6. The admin panel is still a door — close it too
Everything above defends the public front end. Don't leave the back office unhardened on the assumption attackers only come through the catalogue: a leaked or brute-forced admin login skips your virtual patches entirely. On an un-upgradable store this matters more, not less, because the login form itself may be running old code. At minimum, rename the admin directory, force HTTPS everywhere (our SSL and HTTPS setup guide covers doing it cleanly), and add a second factor and a real password policy — the full treatment is in two-factor auth, password policies and admin security. Pair that with IP-level blocking of repeat offenders, which we walk through in IP bans for problem visitors.

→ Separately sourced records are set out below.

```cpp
__global__ __launch_bounds__(WW_TH) void wgrad_wide_kernel(WgArgs a) {
  using T = bf16;
  using LY = WgLayout<bf16>;
  constexpr int RPS = 64, YLD = WG_BLK, XLD = WW_BK;
  constexpr int YSLAB = RPS * YLD, XSLAB = RPS * XLD, STG = YSLAB + XSLAB;
  constexpr int YI = YSLAB / 512, XI = XSLAB / 512, NI = (YI + XI) / 8;
  static_assert((YI + XI) % 8 == 0, "instructions per wave");
  __shared__ __attribute__((aligned(1024))) T sm[2 * STG];

  const int tid = threadIdx.x, lane = tid & 63, c = lane & 15, g = lane >> 4;
  const int wave = __builtin_amdgcn_readfirstlane(tid >> 6);
  const int wn = wave >> 2, wk = wave & 3;

  struct Cur { const T* dY; const T* X; float* dW; float* dbias; int M, N, K, n0, k0, stage, stages; };
  auto decode = [&](int u, Cur& s) {
    int pi = 0;
    for (int i = 1; i < a.nprob; ++i) pi = (u >= a.p[i].unit0) ? i : pi;
    const WgProb& P = a.p[pi];
    const int ub = u - P.unit0, blk = ub / P.stages;
    s.dY = reinterpret_cast<const T*>(P.dY); s.X = reinterpret_cast<const T*>(P.X); s.dW = P.dW; s.dbias = P.dbias;
    s.M = P.M; s.N = P.N; s.K = P.K; s.stages = P.stages;
    s.stage = ub - blk * P.stages;
    s.n0 = (blk % P.nbn) * WG_BLK;
    s.k0 = (blk / P.nbn) * WW_BK;
  };
  auto swz = [](int r, int cl) { return ((((cl >> 1) ^ (((r >> 1) & 1) | (((r >> 3) & 1) << 1))) << 1) | (cl & 1)); };
  auto swzx = [](int r, int cl) {
    return ((((cl >> 1) ^ ((((r >> 1) & 1) | (((r >> 3) & 1) << 1)) ^ ((r & 1) << 2))) << 1) | (cl & 1));
  };
  static_assert(YI == 24 && XI == 48, "instruction j of a wave: j < 3 -> dY slab, else X slab");
  const unsigned sm_lds = (unsigned)(uintptr_t)(__attribute__((address_space(3))) void*)sm;
  auto dma = [&](const Cur& s, int buf) {
    const int mb = s.stage * RPS;
    int ln = lane;
    asm volatile("" : "+v"(ln));
#pragma unroll
    for (int j = 0; j < NI; ++j) {
      const int q = wave + 8 * j;
      const T* src;
      if (j < 3) {
        const int p = q * 64 + ln, r = p / (YLD / 8), cl = p % (YLD / 8);
        src = s.dY + (size_t)min(mb + r, s.M - 1) * s.N + s.n0 + swz(r, cl) * 8;
      } else {
        const int p = (q - YI) * 64 + ln, r = p / (XLD / 8), cl = p % (XLD / 8);
        src = s.X + (size_t)min(mb + r, s.M - 1) * s.K + s.k0 + swzx(r, cl) * 8;
      }
      const unsigned dst = sm_lds + (unsigned)(buf * STG + q * 512) * 2;
      unsigned keep;
      asm volatile("s_mov_b32 %0, m0\n\ts_mov_b32 m0, %2\n\ts_nop 0\n\tglobal_load_lds_dwordx4 %1, off\n\ts_mov_b32 m0, %0"
                   : "=&s"(keep) : "v"(src), "s"(dst) : "memory");
    }
  };

  f32x4 acc[6][6], accb[2];
  auto clear = [&]() {
    accb[0] = accb[1] = (f32x4){0.f, 0.f, 0.f, 0.f};
#pragma unroll
    for (int nt = 0; nt < 6; ++nt)
#pragma unroll
      for (int kt = 0; kt < 6; ++kt) acc[nt][kt] = (f32x4){0.f, 0.f, 0.f, 0.f};
  };
  Frag<T> ones;
#pragma unroll
  for (int t = 0; t < 8; ++t) ones.v[t] = from_f32<T>(1.0f);

  auto compute = [&](int buf, bool bias) {
    const T* sY = sm + buf * STG;
    const T* sX = sY + YSLAB;
#pragma unroll
    for (int cs = 0; cs < 2; ++cs) {
      const int rb0 = cs * 32 + 8 * g, rb1 = rb0 + 4;
      __builtin_amdgcn_sched_barrier(0);
      Frag<T> fy[6];
#pragma unroll
      for (int nt = 0; nt < 6; ++nt) fy[nt] = LY::tr_ld<YLD>(sY, rb0, rb1, wn * 96 + 16 * nt);
#pragma unroll
      for (int h = 0; h < 2; ++h) {
        Frag<T> fx[3];
#pragma unroll
        for (int t = 0; t < 3; ++t) fx[t] = LY::tr_ld<XLD>(sX, rb0, rb1, wk * 96 + 16 * (3 * h + t));
#pragma unroll
        for (int nt = 0; nt < 6; ++nt)
#pragma unroll
          for (int t = 0; t < 3; ++t) mma(fy[nt], fx[t], acc[nt][3 * h + t]);
        __builtin_amdgcn_sched_barrier(0);
      }
      if (bias) {
        if (wk == 0) { mma(fy[0], ones, accb[0]); mma(fy[1], ones, accb[1]); }
        else if (wk == 1) { mma(fy[2], ones, accb[0]); mma(fy[3], ones, accb[1]); }
        else { mma(fy[4], ones, accb[0]); mma(fy[5], ones, accb[1]); }
      }
    }
  };
  auto flush = [&](const Cur& s, bool bias) {
#pragma unroll
    for (int nt = 0; nt < 6; ++nt)
#pragma unroll
      for (int r = 0; r < 4; ++r) {
        const int gn = s.n0 + wn * 96 + 16 * nt + 4 * g + r;
        float* row = s.dW + (size_t)gn * s.K + s.k0 + wk * 96 + c;
#pragma unroll
        for (int kt = 0; kt < 6; ++kt) atomicAdd(row + 16 * kt, acc[nt][kt][r]);
      }
    if (bias && c == 0) {
#pragma unroll
      for (int t = 0; t < 2; ++t)
#pragma unroll
        for (int r = 0; r < 4; ++r) atomicAdd(s.dbias + s.n0 + wn * 96 + 16 * (2 * wk + t) + 4 * g + r, accb[t][r]);
    }
    clear();
  };

  bool first_run = true;
  auto run = [&](int u0, int uend) {
    if (!first_run) __syncthreads();
    first_run = false;
    Cur cur, nxt;
    decode(u0, cur);
    dma(cur, 0);
    clear();
    for (int u = u0; u < uend; ++u) {
      const int buf = (u - u0) & 1;
      __builtin_amdgcn_s_waitcnt(0x0F70);
      __syncthreads();
      if (cur.stage * RPS + RPS > cur.M) {
        const int first = cur.M - cur.stage * RPS;
        T* sY = sm + buf * STG;
        for (int q = tid; q < (RPS - first) * (YLD / 8); q += WW_TH)
          *reinterpret_cast<Chunk16*>(sY + first * YLD + q * 8) = (Chunk16){0u, 0u, 0u, 0u};
        __syncthreads();
      }
      nxt = cur;
      bool flush_now = (u + 1 == uend);
      if (u + 1 < uend) {
        if (cur.stage + 1 < cur.stages) nxt.stage = cur.stage + 1;
        else { decode(u + 1, nxt); flush_now = true; }
        dma(nxt, buf ^ 1);
      }
      const bool bias = (cur.dbias != nullptr) && cur.k0 == 0 && wk < 3;
      compute(buf, bias);
      if (flush_now) flush(cur, bias);
      cur = nxt;
    }
  };
  wg_dispatch(a, run);
}

}

using namespace vitpe;

struct vitpe_wgrad_problem_abi {
  const void* dY;
  const void* X;
  float* dW;
  float* dbias;
  int M, N, K, x_op;
  const float* x_mean;
  const float* x_rstd;
  const float* x_gamma;
  const float* x_beta;
};

static int wgrad_cu_count() {
  static int n = 0;
  if (n == 0) {
    int dev = 0, v = 0;
    if (hipGetDevice(&dev) != hipSuccess || hipDeviceGetAttribute(&v, hipDeviceAttributeMultiprocessorCount, dev) != hipSuccess || v <= 0)
      v = 256;
    n = v;
  }
  return n;
}

static int wgrad_group_launch(int dtype, const void* problems, int nprob, unsigned long long* census, hipStream_t stream);
static bool g_wide_ok = true;
extern "C" int vitpe_debug_set_wgrad_wide(int on) { g_wide_ok = on != 0; return 0; }

extern "C" int vitpe_wgrad_group(int dtype, const void* problems, int nprob, hipStream_t stream) {
  return wgrad_group_launch(dtype, problems, nprob, nullptr, stream);
}

extern "C" int vitpe_debug_wgrad_census(int dtype, const void* problems, int nprob, unsigned long long* census,
                                        hipStream_t stream) {
  VITPE_REQUIRE(census != nullptr && dtype == 1);
  return wgrad_group_launch(dtype, problems, nprob, census, stream);
}

static int wgrad_group_launch(int dtype, const void* problems, int nprob, unsigned long long* census, hipStream_t stream) {
  VITPE_REQUIRE(problems && nprob >= 0 && nprob <= WG_MAXPROB && (dtype == 0 || dtype == 1));
  const vitpe_wgrad_problem_abi* pr = reinterpret_cast<const vitpe_wgrad_problem_abi*>(problems);
  const int RPS = dtype == 1 ? 64 : 32, CHN = dtype == 1 ? 8 : 4;
  WgArgs a{};
  a.census = census;
  bool wide = g_wide_ok && dtype == 1 && census == nullptr && nprob > 0;
  for (int i = 0; i < nprob; ++i)
    wide = wide && (pr[i].M == 0 || (pr[i].x_op == 0 && pr[i].N % WG_BLK == 0 && pr[i].K % WW_BK == 0));
  a.bk = wide ? WW_BK : WG_BLK;
  int units = 0, np = 0;
  for (int i = 0; i < nprob; ++i) {
    const vitpe_wgrad_problem_abi& p = pr[i];
    VITPE_REQUIRE(p.dY && p.X && p.dW && p.M >= 0 && p.N > 0 && p.K > 0 && p.N % CHN == 0 && p.K % CHN == 0);
    if (p.M == 0) continue;
    WgProb& q = a.p[np++];
    VITPE_REQUIRE(p.x_op == 0 || (p.x_op == 1 && p.x_mean && p.x_rstd && p.x_gamma && p.x_beta));
    q.dY = p.dY; q.X = p.X; q.dW = p.dW; q.dbias = p.dbias; q.M = p.M; q.N = p.N; q.K = p.K;
    q.xop = p.x_op; q.xmean = p.x_mean; q.xrstd = p.x_rstd; q.xgamma = p.x_gamma; q.xbeta = p.x_beta;
    q.unit0 = units;
    q.nbn = (p.N + WG_BLK - 1) / WG_BLK;
    q.stages = (p.M + RPS - 1) / RPS;
    const long long nu = (long long)q.nbn * ((p.K + a.bk - 1) / a.bk) * q.stages;
    VITPE_REQUIRE(units + nu < (1LL << 30));
    units += (int)nu;
  }
  if (units == 0) return 0;
  a.nprob = np;
  a.total_units = units;
  const int ncu = wgrad_cu_count();
  int grid = 0;
  int total_blocks = 0, max_blocks = 0, min_stages = 1 << 30;
  for (int i = 0; i < np; ++i) {
    const int nb = a.p[i].nbn * ((a.p[i].K + a.bk - 1) / a.bk);
    total_blocks += nb;
    max_blocks = nb > max_blocks ? nb : max_blocks;
    min_stages = a.p[i].stages < min_stages ? a.p[i].stages : min_stages;
  }
  int R = (2 * ncu) / (total_blocks > 0 ? total_blocks : 1);
  if (R > 255) R = 255;
  if (R >= 2 && R <= 8 && R <= min_stages / 4 && max_blocks <= 63 && np <= 31) {
    int len[8] = {0, 0, 0, 0, 0, 0, 0, 0};
    bool fits = true;
    for (int i = 0; i < WG_TABLE; ++i) a.table[i] = 0xFFFFu;
    for (int r = 0; r < R && fits; ++r)
      for (int i = 0; i < np && fits; ++i) {
        const int nb = a.p[i].nbn * ((a.p[i].K + a.bk - 1) / a.bk);
        int x = 0;
        for (int k = 1; k < 8; ++k) x = len[k] < len[x] ? k : x;
        for (int b = 0; b < nb; ++b) {
          const int id = (len[x] + b) * 8 + x;
          if (id >= WG_TABLE) { fits = false; break; }
          a.table[id] = (unsigned short)(((unsigned)i << 11) | ((unsigned)b << 5) | (unsigned)r);
        }
        len[x] += nb;
      }
    if (fits) {
      int mx = 0;
      for (int k = 0; k < 8; ++k) mx = len[k] > mx ? len[k] : mx;
      a.use_table = 1;
      a.nranges = R;
      grid = mx * 8;
    }
  }
  const int G = ncu & ~7;
  if (!a.use_table && G >= 8 && total_blocks >= G) {
    a.use_table = 2;
    a.total_blocks = total_blocks;
    a.full_rounds = total_blocks / G;
    const int rem = total_blocks - a.full_rounds * G;
    int bestR = 1, bestT = rem > 0 ? 1 : 0;
    int Rmax = min_stages / 4;
    if (Rmax > 8) Rmax = 8;
    for (int Rc = 2; rem > 0 && Rc <= Rmax; ++Rc) {
      const int Tc = (rem * Rc + G - 1) / G;
      if ((long long)Tc * bestR < (long long)bestT * Rc) { bestR = Rc; bestT = Tc; }
    }
    a.nranges = bestR;
    a.tail_rounds = bestT;
    grid = G;
  }
  if (!a.use_table && G >= 8 && total_blocks > 0 && total_blocks < G) {
    int bestR = 0, bestk = 0;
    double besteff = 0.0;
    for (int k = 1; k <= 3; ++k) {
      int Rk = (k * G) / total_blocks;
      if (Rk > min_stages / 4) Rk = min_stages / 4;
      if (Rk > 31) Rk = 31;
      if (Rk < 2) continue;
      const double eff = (double)total_blocks * Rk / (double)(((total_blocks * Rk + G - 1) / G) * G);
      if (eff > besteff + 1e-9) { besteff = eff; bestR = Rk; bestk = k; }
    }
    if (bestR >= 2 && besteff >= 0.97) {
      a.use_table = 2;
      a.range_major = 1;
      a.total_blocks = total_blocks;
      a.nranges = bestR;
      a.full_rounds = (total_blocks * bestR + G - 1) / G;
      grid = G;
      (void)bestk;
    }
  }
  if (!a.use_table) {
    const int wgs = units < ncu ? units : ncu;
    a.units_per_wg = (units + wgs - 1) / wgs;
    grid = (units + a.units_per_wg - 1) / a.units_per_wg;
  }
  bool lnx = false;
  for (int i = 0; i < np; ++i) lnx = lnx || a.p[i].xop != 0;
  if (census != nullptr) VITPE_REQUIRE(!lnx && dtype == 1);
  if (wide) hipLaunchKernelGGL(wgrad_wide_kernel, dim3(grid), dim3(WW_TH), 0, stream, a);
  else if (census != nullptr) hipLaunchKernelGGL((wgrad_group_kernel<bf16, true, false>), dim3(grid), dim3(768), 0, stream, a);
  else if (dtype == 1 && lnx) hipLaunchKernelGGL((wgrad_group_kernel<bf16, false, true>), dim3(grid), dim3(768), 0, stream, a);
  else if (dtype == 1) hipLaunchKernelGGL((wgrad_group_kernel<bf16, false, false>), dim3(grid), dim3(768), 0, stream, a);
  else if (lnx) hipLaunchKernelGGL((wgrad_group_kernel<float, false, true>), dim3(grid), dim3(768), 0, stream, a);
  else hipLaunchKernelGGL((wgrad_group_kernel<float, false, false>), dim3(grid), dim3(768), 0, stream, a);
  VITPE_CHECK_LAUNCH();
}
```

vit-rpe-rope_amd/vitpe/engine.py:

```python
from __future__ import annotations

import math
import os
from typing import Dict, List, Optional

import torch
import torch.distributed as dist
import torch.nn as nn

from . import _lib as L
from . import ddp
from . import kernels as K
from .positional_encoding import (AbsolutePositionalEncoding, PolynomialRPE, RelativePositionalEncoding, RoPEAxial,
                                  RoPEMixed)
from .vit import VisionTransformer

ALIGN = 8


def engine_unsupported(model):
    active = []
    for blk in model.blocks:
        if blk.attn.qkv.bias is not None:
            active.append("qkv_bias")
        if blk.attn.attn_drop_p > 0.:
            active.append("attn_drop")
        if blk.attn.proj_drop_p > 0. or blk.mlp.drop > 0.:
            active.append("drop")
        if blk.drop_path_p > 0.:
            active.append("drop_path")
    return sorted(set(active))
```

7. The cure is still migration
Everything above is defense-in-depth on software that no longer receives security updates. It raises the cost of attack, closes the doors that are actively exploited, and buys you the weeks or months a real migration needs — but it is buying time, not safety. The store in our case study is exactly why: it was cleaned, and the same operator walked back in through an application flaw the cleanup had never patched. Plan the move to PrestaShop 8 or 9, on clean infrastructure, with rotated credentials, as the actual remediation. Treat the hardening here as what keeps the lights on until you get there.
And if you're reading this after a breach rather than before one, switch tracks: our data breach response guide covers what to do in the first hours, and the anatomy of the attack that motivated every step above shows you what you are actually up against.